On the other hand we have agroecological approaches, such as Permaculture, which strive to mimic the immense interactions of natural ecosystems. These systems of agriculture use non-chemical approaches to protect from pests and diseases and to restore soil and water health (such as integrated pest management, protector plants, natural predators, crop rotation, agroforestry, mulching, compost, biochar, swales, guilds, etc). These organic practices also reduce the costs involved with the purchasing of fertilizers and chemicals, and even more money can be saved by safeguarding and replanting open-pollinated seeds from year to year. Agroecological approaches make use of diversified, annual, perennial, and highly-nutritious cropping choices to ensure food and nutrition security throughout the entirety of the year. This ‘polycultural’ approach also allows for diversification of income generating activities (rather than relying on the one-time harvest and sale of one or two crops).

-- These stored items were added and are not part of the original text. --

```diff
@@ -158,35 +163,46 @@
             const int a = ks * 4 + kq;
             aop[ks] = (ks < ksteps && rl < rcount && a < nR) ? sEr[rl * nR + a] : 0.0;
         }
-        f64x4 acc = f64x4{0.0, 0.0, 0.0, 0.0};
-#pragma unroll
-        for (int ks = 0; ks < 8; ++ks)
-            if (ks < ksteps) acc = __builtin_amdgcn_mfma_f64_16x16x4f64(aop[ks], bop[ks], acc, 0, 0, 0);
-        if (col_ok) {
+#pragma unroll
+        for (int l = 0; l < NL; ++l) {
+            f64x4 acc = f64x4{0.0, 0.0, 0.0, 0.0};
+#pragma unroll
+            for (int ks = 0; ks < 8; ++ks)
+                if (ks < ksteps) acc = __builtin_amdgcn_mfma_f64_16x16x4f64(aop[ks], bop[l][ks], acc, 0, 0, 0);
 #pragma unroll
             for (int e = 0; e < 4; ++e) {
                 const int ro = t * 16 + kq + 4 * e;
-                if (ro < nrows) g[(size_t)ro * n + col] = acc[e];
-            }
-        }
-    }
-}
-
+                if (ro < nrows) g[(size_t)l * gstride + (size_t)ro * n + col] = acc[e];
+            }
+        }
+    }
+}
+
+constexpr int kHistGLayers = 4;
 static hipError_t launch_hist_g(hipStream_t s, GridSpec gs, int p, int nrows_local, const double* d_er, const double* d_Ep,
-                                const double* d_w, double* d_g, int lev_t0 = 0, int lev_nt = kLevels / 16) {
+                                const double* d_w, double* d_g, int lev_t0 = 0, int lev_nt = kLevels / 16, int nl = 1,
+                                int ldw = 0, size_t gstride = 0) {
     const int ntiles = (nrows_local + 15) / 16;
     const int gx = (gs.nSelCols * lev_nt + 3) / 4;
     const int cap = gs.nSelRows > 24 ? 8 : 16;
     const int chunks = std::max(1, std::min(ntiles, std::max((640 + gx - 1) / gx, (ntiles + cap - 1) / cap)));
     const int tpw = (ntiles + chunks - 1) / chunks;
     const size_t shm = (size_t)tpw * 16 * gs.nSelRows * sizeof(double);
-    if (shm > 48 * 1024) {
-        hipError_t ea = hipFuncSetAttribute(reinterpret_cast<const void*>(k_hist_g), hipFuncAttributeMaxDynamicSharedMemorySize,
-                                            (int)shm);
-        if (ea != hipSuccess) return ea;
-    }
-    hipLaunchKernelGGL(k_hist_g, dim3((unsigned)gx, (unsigned)((ntiles + tpw - 1) / tpw)), dim3(256), shm, s, gs, p,
-                       nrows_local, tpw, lev_t0, lev_nt, d_er, d_Ep, d_w, d_g);
+#define NLE_HG(NLV)                                                                                                      \
+    case NLV: {                                                                                                          \
+        if (shm > 48 * 1024) {                                                                                           \
+            hipError_t ea = hipFuncSetAttribute(reinterpret_cast<const void*>(k_hist_g<NLV>),                            \
+                                                hipFuncAttributeMaxDynamicSharedMemorySize, (int)shm);                   \
+            if (ea != hipSuccess) return ea;                                                                             \
+        }                                                                                                                \
+        hipLaunchKernelGGL((k_hist_g<NLV>), dim3((unsigned)gx, (unsigned)((ntiles + tpw - 1) / tpw)), dim3(256), shm, s, \
+                           gs, p, nrows_local, tpw, lev_t0, lev_nt, d_er, d_Ep, d_w, ldw, d_g, gstride);                 \
+    } break;
+    switch (nl) {
+        NLE_HG(1) NLE_HG(2) NLE_HG(3) NLE_HG(4)
+        default: return hipErrorInvalidValue;
+    }
+#undef NLE_HG
     return hipGetLastError();
 }
 
@@ -568,9 +584,10 @@
     const SortedRows* sorted = v.sorted;
     const size_t n = (size_t)kLevels * nC, gstride = (size_t)nrows_local * n;
     if (obs) obs->begin(SUB_HIST_G);
-    for (int l = 0; l < nl; ++l) {
+    for (int l = 0; l < nl; l += kHistGLayers) {
         hipError_t eg = launch_hist_g(s, gs, p, nrows_local, v.er, v.Ep, d_wl + (size_t)l * ldw, d_ws + (size_t)l * gstride,
-                                      sorted ? sorted->lev_t0 : 0, sorted ? sorted->lev_nt : kLevels / 16);
+                                      sorted ? sorted->lev_t0 : 0, sorted ? sorted->lev_nt : kLevels / 16,
+                                      std::min(kHistGLayers, nl - l), ldw, gstride);
         if (eg != hipSuccess) return eg;
     }
     if (obs) obs->end(), obs->begin(SUB_HIST_PIX);
```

So, here we sit with two choices in front of us. We want to make decisions based on health, environmental impacts, cost, and ethics. The only problem is that the choices are not labeled. (If any labels exist, it is due to the fact that organic certification requires farmers to spend their own money to prove that they are using healthy systems, while the chemically-dependent and genetically-altered systems are being promoted and subsidized with taxpayer money). Consumers have a right to make informed decisions about the products we purchase and the systems that we support through those purchases. The time has come to advocate for systems that support and foster: Earth Care, People Care, and Fair Share. One very small step in that direction is to require a label telling us which system we are buying into.